Chance Of GOP House Is Seen As Almost Nil

Candidates run on anti-Congress theme; more Hispanics, blacks, and women expected

THE races for the next Congress are shaping up to be as strange and history-bending as the race for the presidency.

Already it is clear that the next Congress will set several records. It will have more new faces than any other Congress since 1932. It will have significantly more blacks, more Hispanics, and more women than any Congress in history.

But relatively few of the campaign messages around the country concern policy positions and party power. Instead, the talk is of cleaning up Congress itself.

And so, unlike other years of dramatic turnover on Capitol Hill, there is no clear sign so far this year of a partisan tilt or change of direction. Republicans - currently outnumbered almost 2-to-1 in the House - will probably make some gains. Some party strategists still hope to add 30 to 40 Republican seats.

A more neutral observer, political analyst Charles Cook, has given the Republicans an even chance of picking up 26 seats. But that was a month ago, before the popularity of the Democratic presidential ticket left the Bush-Quayle team in the dust.

"Now I don't know," Mr. Cook says.

The outlook for the character of the next Congress is especially critical to the Bush campaign. Since the president argues that his agenda has been stymied by Congress, his success in his next term relies on changing Congress.

Although he has no hope of actually having a Republican Congress in 1993, he can hope for one in which the Democrats are weaker.

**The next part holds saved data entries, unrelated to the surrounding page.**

EXPORTS = [
    "surfh_last_error", "surfh_version", "surfh_plan_create", "surfh_plan_destroy", "surfh_isize", "surfh_osize",
    "surfh_stream", "surfh_forward", "surfh_adjoint", "surfh_adjoint_ref", "surfh_fwadj", "surfh_forward_dev",
    "surfh_adjoint_dev", "surfh_adjoint_ref_dev", "surfh_fwadj_dev", "surfh_wct_forward", "surfh_wct_adjoint",
    "surfh_wct_fwadj", "surfh_wct_expsol", "surfh_tst_create", "surfh_tst_destroy", "surfh_tst_forward",
    "surfh_tst_adjoint", "surfh_tst_fwadj", "surfh_tst_last_error", "surfh_cg", "surfh_cg_cb", "surfh_mmmg", "surfh_mmmg_huber", "surfh_huber_prior_dev", "surfh_huber_curv_dev", "surfh_mmmg_huber_vox", "surfh_huber_vox_prior_dev", "surfh_huber_vox_curv_dev", "surfh_mmmg_robust", "surfh_mmmg_robust_vox", "surfh_robust_data_dev", "surfh_robust_curv_dev", "surfh_mmmg_huber_planes", "surfh_huber_planes_prior_dev", "surfh_huber_planes_curv_dev", "surfh_cg_planes", "surfh_mmmg_planes", "surfh_cg_planes_cb", "surfh_mmmg_planes_cb", "surfh_cg_planes_begin_dev", "surfh_cg_planes_step_dev", "surfh_cg_planes_rr", "surfh_maps_to_cube", "surfh_cube_to_maps", "surfh_normal_dev",
    "surfh_prior_add_dev", "surfh_spec_supported", "surfh_spec_size", "surfh_to_spec_dev", "surfh_from_spec_dev", "surfh_forward_spec_dev",
    "surfh_adjoint_spec_dev", "surfh_normal_spec_dev", "surfh_prior_spec_add_dev", "surfh_set_prior", "surfh_set_potential", "surfh_get_potential", "surfh_set_prior_coupling", "surfh_get_prior_coupling", "surfh_set_data_weights", "surfh_set_data_weights_dev", "surfh_has_data_weights", "surfh_set_imager", "surfh_imager_osize", "surfh_imager_forward", "surfh_imager_adjoint", "surfh_imager_forward_dev", "surfh_imager_adjoint_dev", "surfh_imager_fwadj", "surfh_set_imager_data", "surfh_has_imager_term", "surfh_dot_dev", "surfh_cg_step_dev", "surfh_cg_dir_dev", "surfh_cg_iter_dev", "surfh_residual_dev",
    "surfh_randn_dev", "surfh_po_data_dev", "surfh_po_prior_dev", "surfh_po_moments", "surfh_po_rhs", "surfh_cg_sample",
    "surfh_cg_begin_dev", "surfh_cg_iter_nosync_dev", "surfh_cg_xupdate_nosync_dev", "surfh_cg_refresh_nosync_dev", "surfh_cg_trace",
    "surfh_profile_enable", "surfh_profile_filter", "surfh_profile_count", "surfh_profile_get", "surfh_profile_reset", "surfh_debug_copy",
    "surfh_debug_dims", "surfh_gemm_selftest", "surfh_gemm_selftest_ksteps", "surfh_gemm_selftest_ms", "surfh_klist_classify", "surfh_launch_geometry", "surfh_route_decide", "surfh_mm_step2",
    "surfh_debug_alloc_count", "surfh_debug_alloc_fail", "surfh_debug_prior_passes",
    "surfh_mmmg_huber_planes_ex", "surfh_huber_planes_prior_dev_ex", "surfh_huber_planes_curv_dev_ex", "surfh_debug_planes_passes",
    "surfh_debug_planes_cg",
    "surfh_shepard", "surfh_shepard_last_error", "surfh_spectral_median", "surfh_nmf_cd", "surfh_templates_last_error",
    "surfh_set_templates", "surfh_get_templates", "surfh_forward_templates", "surfh_adjoint_templates", "surfh_forward_templates_dev",
    "surfh_adjoint_templates_dev", "surfh_cg_templates", "surfh_cg_templates_cb", "surfh_joint_criterion",
    "surfh_cg_nonneg", "surfh_cg_templates_nonneg", "surfh_nn_project_dev", "surfh_cg_planes_nonneg", "surfh_nn_project_planes_dev",
]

The theme of the congressional races this year is basically anti-Congress. One of the most-used current lines in political circles began with retiring Rep. Vin Weber (D) of Minnesota, a conservative Republican who surveyed the issues candidates were running on this year. He concluded that the new Congress would be peopled by politicians who came to Washington vowing never to use the House bank (which is no longer open), run tabs at the House restaurant, or work out in the House gym.

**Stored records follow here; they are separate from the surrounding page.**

__device__ __forceinline__ void wgmma_fence() { asm volatile("wgmma.fence.sync.aligned;" ::: "memory"); }
__device__ __forceinline__ void wgmma_commit() { asm volatile("wgmma.commit_group.sync.aligned;" ::: "memory"); }
__device__ __forceinline__ void wgmma_wait_all() { asm volatile("wgmma.wait_group.sync.aligned 0;" ::: "memory"); }
template <int N> __device__ __forceinline__ void wgmma_bf16(float (&d)[N / 2], uint64_t da, uint64_t db, uint32_t scale_d);
template <> __device__ __forceinline__ void wgmma_bf16<32>(float (&d)[16], uint64_t da, uint64_t db, uint32_t scale_d) {
  asm volatile(
      "{\n\t.reg .pred p;\n\tsetp.ne.b32 p, %18, 0;\n\t"
      "wgmma.mma_async.sync.aligned.m64n32k16.f32.bf16.bf16 {%0, %1, %2, %3, %4, %5, %6, %7, %8, %9, %10, %11, %12, %13, %14, %15}, %16, %17, p, 1, 1, 0, 0;\n\t}"
      : "+f"(d[0]), "+f"(d[1]), "+f"(d[2]), "+f"(d[3]), "+f"(d[4]), "+f"(d[5]), "+f"(d[6]), "+f"(d[7]), "+f"(d[8]), "+f"(d[9]), "+f"(d[10]), "+f"(d[11]), "+f"(d[12]), "+f"(d[13]), "+f"(d[14]), "+f"(d[15])
      : "l"(da), "l"(db), "r"(scale_d));
}
template <> __device__ __forceinline__ void wgmma_bf16<64>(float (&d)[32], uint64_t da, uint64_t db, uint32_t scale_d) {
  asm volatile(
      "{\n\t.reg .pred p;\n\tsetp.ne.b32 p, %34, 0;\n\t"
      "wgmma.mma_async.sync.aligned.m64n64k16.f32.bf16.bf16 {%0, %1, %2, %3, %4, %5, %6, %7, %8, %9, %10, %11, %12, %13, %14, %15, %16, %17, %18, %19, %20, %21, %22, %23, %24, %25, %26, %27, %28, %29, %30, %31}, %32, %33, p, 1, 1, 0, 0;\n\t}"
      : "+f"(d[0]), "+f"(d[1]), "+f"(d[2]), "+f"(d[3]), "+f"(d[4]), "+f"(d[5]), "+f"(d[6]), "+f"(d[7]), "+f"(d[8]), "+f"(d[9]), "+f"(d[10]), "+f"(d[11]), "+f"(d[12]), "+f"(d[13]), "+f"(d[14]), "+f"(d[15]), "+f"(d[16]), "+f"(d[17]), "+f"(d[18]), "+f"(d[19]), "+f"(d[20]), "+f"(d[21]), "+f"(d[22]), "+f"(d[23]), "+f"(d[24]), "+f"(d[25]), "+f"(d[26]), "+f"(d[27]), "+f"(d[28]), "+f"(d[29]), "+f"(d[30]), "+f"(d[31])
      : "l"(da), "l"(db), "r"(scale_d));
}
template <> __device__ __forceinline__ void wgmma_bf16<128>(float (&d)[64], uint64_t da, uint64_t db, uint32_t scale_d) {
  asm volatile(
      "{\n\t.reg .pred p;\n\tsetp.ne.b32 p, %66, 0;\n\t"
      "wgmma.mma_async.sync.aligned.m64n128k16.f32.bf16.bf16 {%0, %1, %2, %3, %4, %5, %6, %7, %8, %9, %10, %11, %12, %13, %14, %15, %16, %17, %18, %19, %20, %21, %22, %23, %24, %25, %26, %27, %28, %29, %30, %31, %32, %33, %34, %35, %36, %37, %38, %39, %40, %41, %42, %43, %44, %45, %46, %47, %48, %49, %50, %51, %52, %53, %54, %55, %56, %57, %58, %59, %60, %61, %62, %63}, %64, %65, p, 1, 1, 0, 0;\n\t}"
      : "+f"(d[0]), "+f"(d[1]), "+f"(d[2]), "+f"(d[3]), "+f"(d[4]), "+f"(d[5]), "+f"(d[6]), "+f"(d[7]), "+f"(d[8]), "+f"(d[9]), "+f"(d[10]), "+f"(d[11]), "+f"(d[12]), "+f"(d[13]), "+f"(d[14]), "+f"(d[15]), "+f"(d[16]), "+f"(d[17]), "+f"(d[18]), "+f"(d[19]), "+f"(d[20]), "+f"(d[21]), "+f"(d[22]), "+f"(d[23]), "+f"(d[24]), "+f"(d[25]), "+f"(d[26]), "+f"(d[27]), "+f"(d[28]), "+f"(d[29]), "+f"(d[30]), "+f"(d[31]), "+f"(d[32]), "+f"(d[33]), "+f"(d[34]), "+f"(d[35]), "+f"(d[36]), "+f"(d[37]), "+f"(d[38]), "+f"(d[39]), "+f"(d[40]), "+f"(d[41]), "+f"(d[42]), "+f"(d[43]), "+f"(d[44]), "+f"(d[45]), "+f"(d[46]), "+f"(d[47]), "+f"(d[48]), "+f"(d[49]), "+f"(d[50]), "+f"(d[51]), "+f"(d[52]), "+f"(d[53]), "+f"(d[54]), "+f"(d[55]), "+f"(d[56]), "+f"(d[57]), "+f"(d[58]), "+f"(d[59]), "+f"(d[60]), "+f"(d[61]), "+f"(d[62]), "+f"(d[63])
      : "l"(da), "l"(db), "r"(scale_d));
}

__host__ __device__ __forceinline__ uint64_t gmma_desc_hi(uint32_t sbo, uint32_t row_bytes) {
  const uint64_t layout = row_bytes == 128 ? 1 : (row_bytes == 64 ? 2 : 3);
  return ((uint64_t)1 << 16) | ((uint64_t)(sbo >> 4) << 32) | (layout << 62);
}
__device__ __forceinline__ uint32_t desc_lo(uint32_t saddr) { return (saddr & 0x3FFFF) >> 4; }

"They're not coming here to solve the deficit and get people off the streets," says a congressional observer, who does not want to be named. "They're here to burn the place down." Referring to the so-called Gang of 7, a group of Republican congressmen who lob anti-Congress sound bites and speeches, this observer is concerned about a "gang of 107" in the next Congress.

But for all the talk of change, the candidate crop contains a lot of political experience. "The quality of the opponents has gone up," says political scientist Jim Thurber of American University, who is running a study of reform commissioned by the congressional leadership. He measures quality in terms of previous experience and the lack of "flakes of the far left and far right."

Cook, editor of the Cook Report newsletter, also sees a generally more centrist group running this year. "While everybody's talking about change and reform, you don't have a lot of outsider, grenade throwers," he says.

The Republican candidates, for example, tend to be more reticent about opposing environmental protection than past Republicans have been, he says, "and the Democrats are really not ideologues either."

Professor Thurber estimates that between 120 and 130 new faces will enter the freshman class of Congress in 1993.

The way has been cleared by a modern record in retirements from the House - 65 so far, with no more anticipated. The retirements have been driven by districts redrawn after the 1990 census, the House bank scandal, the anti-incumbent mood among voters, and new rules that make this the last year a politician can keep his campaign war chest for his own use.

The number of women who will join Congress this year still hangs on a number of competitive races. But Cook estimates that the number of Hispanic members will grow from 11 to 16 and black members will rise from 26 to either 37 or 38, depending on whether the lone black Republican in the House, Gary Franks of Connecticut, survives a tough challenge.

The last year of high turnover and a reform message was the Watergate aftermath election in 1974. That election swept in new Democrats who helped to decentralize power in Congress. This year, the new members will be nearly evenly split between parties, or at most be tilted 60-40 in favor of Republicans. So the new group will not sweep in ready to coalesce around specific reforms.

Another factor works against major reform. No set of reforms is drafted and ready for voting, as it was in 1974, notes Thurber, so new members will deal first with getting their own subcommittee assignments, after which they will already have a stake in the status quo.